I'd like to see how one performs in arctic conditions though.



> 1500rds of solid tracer with only one major jam and a couple of stoppages.



That's not impressive, a Gympy (FN MAG, M240) could do that in a minute - with no stoppages. It's also nothing compared to the MG3, or infact most GPMG's.

I think having a low cyclic rate can be good though and stellite is also good, but I still believe the M60 to be a flawed design, I even rate the Bren and RPD better.



> It pays to keep ur weapon clean and oiled up....



Unless it's Russian and in sandy/dusty conditions.


----------



## Matt308 (Dec 14, 2006)

schwarzpanzer that is what I have read too. And the DoD procuring M60 replacements in the form of M60E4 is rather telling. However, I don't discout Les' comments. Regarding 1500rds OF SOLID TRACER in one long string without barrel change is certainly not per use doctrine. While I don't doubt that other weapon systems could do the same, my only point was that the M60E3 supposedly plagued by so many problems didn't seem to choke on a fairly robust test.


----------



## DerAdlerIstGelandet (Dec 14, 2006)

schwarzpanzer said:


> It runs away though and test conditions probably weren't as humid or harsh as Vietnam?



Never had a M-60 run away on me. 

Also I used the M-60D every day for a year in conditions harsher than Vietnam and never had one jam or a problem with my gun once. We had a few problems in the beginning of Iraq because we did not use our Brass Deflectors on the right side of the aircraft (the problem only occurs on the right side) and the wind caused by the helicopter in flight would blow the spent casings back into the feed tray and jam the gun. We quickly designed our own brass deflectors that were not army issue and never had a problem since.

The gun is proven and works great, I know from first hand experience.

Dont take me wrong if I were still in the Army I would be happy to use the new M240G (or is it H) that we use as the door guns now on the UH-60s.

Snag the belt and you'll also likely knacker it.



schwarzpanzer said:


> I'd like to see how one performs in arctic conditions though.



I have used one in -20 Degrees (granted that aint quite arctic though) and it performed just fine.




schwarzpanzer said:


> but I still believe the M60 to be a flawed design, I even rate the Bren and RPD better.

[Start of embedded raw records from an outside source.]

struct AttnParams {
    const float* Q; const float* K; const float* V; int ldq, ldk, ldv;
    float* O; int ldo;
    float* LSE;
    const float* dO; int lddo;
    const float* Delta;
    float* dK; float* dV; int lddk, lddv;
    const int* lens_k;
    const int* lens_q;
    int B, H, Tq, Tk, causal;
    float scale;
    uint32_t drop_thresh; float drop_scale; uint32_t seed, stream;
    int qkv_split;
    int order;
// ... 507 lines not shown
                    }
                }
            lsum += rs;
        };
#ifndef KO_SOFTMAX
        if (interior) softmax_tile(std::false_type{}); else softmax_tile(std::true_type{});
#endif
#pragma unroll
        for (int t2 = 0; t2 < 2; ++t2) {
            bf16x8_t vfh[2][2], vfl[2][2];
#pragma unroll
            for (int v = 0; v < 2; ++v)
#pragma unroll
                for (int dt = 0; dt < 2; ++dt) {
                    vfh[v][dt] = vtr_frag32(sV[0], 32 * t2 + 16 * v, 32 * dt, lane);
                    vfl[v][dt] = (PARTS == 2) ? vtr_frag32(sV[PARTS - 1], 32 * t2 + 16 * v, 32 * dt, lane) : vfh[v][dt];
                }
            bf16x8_t ph[2], pl[2];
#pragma unroll
            for (int v = 0; v < 2; ++v)
                split8<NSPLIT>(make_float4(s[t2][8 * v], s[t2][8 * v + 1], s[t2][8 * v + 2], s[t2][8 * v + 3]),
                               make_float4(s[t2][8 * v + 4], s[t2][8 * v + 5], s[t2][8 * v + 6], s[t2][8 * v + 7]), ph[v], pl[v]);
            asm volatile("" : "+v"(vfh[0][0]), "+v"(vfh[0][1]), "+v"(vfh[1][0]), "+v"(vfh[1][1]));
            if (PARTS == 2) asm volatile("" : "+v"(vfl[0][0]), "+v"(vfl[0][1]), "+v"(vfl[1][0]), "+v"(vfl[1][1]));
#pragma unroll
            for (int v = 0; v < 2; ++v)
#pragma unroll
                for (int dt = 0; dt < 2; ++dt) {
#ifdef KO_PVMFMA
                    o[dt][2 * t2 + v] += __builtin_bit_cast(f32x4, vfh[v][dt])[0] + __builtin_bit_cast(f32x4, vfl[v][dt])[1] + __builtin_bit_cast(f32x4, ph[v])[0] + __builtin_bit_cast(f32x4, pl[v])[1];
#else
                    o[dt] = mma3_32<NSPLIT>(vfh[v][dt], vfl[v][dt], ph[v], pl[v], o[dt]);
#endif
                }
        }
        }
#ifndef KO_BARRIER
        __syncthreads();
#endif
    }
    const float ltot = half_sum(lsum);
    if (qok) {
        const float f = ltot > 0.f ? p.drop_scale / ltot : 0.f;
        float* dst = p.O + ((size_t)b * p.Tq + q) * p.ldo + h * HD + 4 * hi;
#pragma unroll
        for (int dt = 0; dt < 2; ++dt)
#pragma unroll
            for (int i4 = 0; i4 < 4; ++i4)
                *reinterpret_cast<float4*>(dst + 32 * dt + 8 * i4) = make_float4(o[dt][4 * i4] * f, o[dt][4 * i4 + 1] * f, o[dt][4 * i4 + 2] * f, o[dt][4 * i4 + 3] * f);
        if (hi == 0) p.LSE[((size_t)b * p.H + h) * p.Tq + q] = (m + log2f(ltot)) * LN2;
    }
}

I beg to differ, it is a great design. There are probably better designs out there but the M60 works great. There were problems with it when it first came out but the bugs have been worked out and it works great.


----------



## schwarzpanzer (Dec 15, 2006)

> I don't discout Les' comments



Nor do I Matt.



> Regarding 1500rds OF SOLID TRACER in one long string without barrel change is certainly not per use doctrine.



I'm a firm beliver in testing to destruction and over-compensation. A GPMG should be the most sturdy and reliable, perhaps even moreso than an AK. At least American pistols are tested well for RBF. But they are crap designs, eh DerAdler? (M9).



> the M60E3 supposedly plagued by so many problems



I suppose there are myths about the M60 even I haven't heard of? Surprises me - I keep my ears open for M60 complaints and I'd never trust one 100%.




> Never had a M-60 run away on me.



Did you fire your M60 for long periods DerAdler? Were you mobile at the time? (Airflow).



> We quickly designed our own brass deflectors that were not army issue and never had a problem since.



What about the feed? I heard that pintle-mount M60's were more reliable, 'can of peaches' etc.



> I have used one in -20 Degrees (granted that aint quite arctic though) and it performed just fine.



Was it sheltered in a vehicle? I meant left out overnight in -40, iced up and everything. I suppose personal weapons are taken care of, but as I said, I prefer to over-compensate.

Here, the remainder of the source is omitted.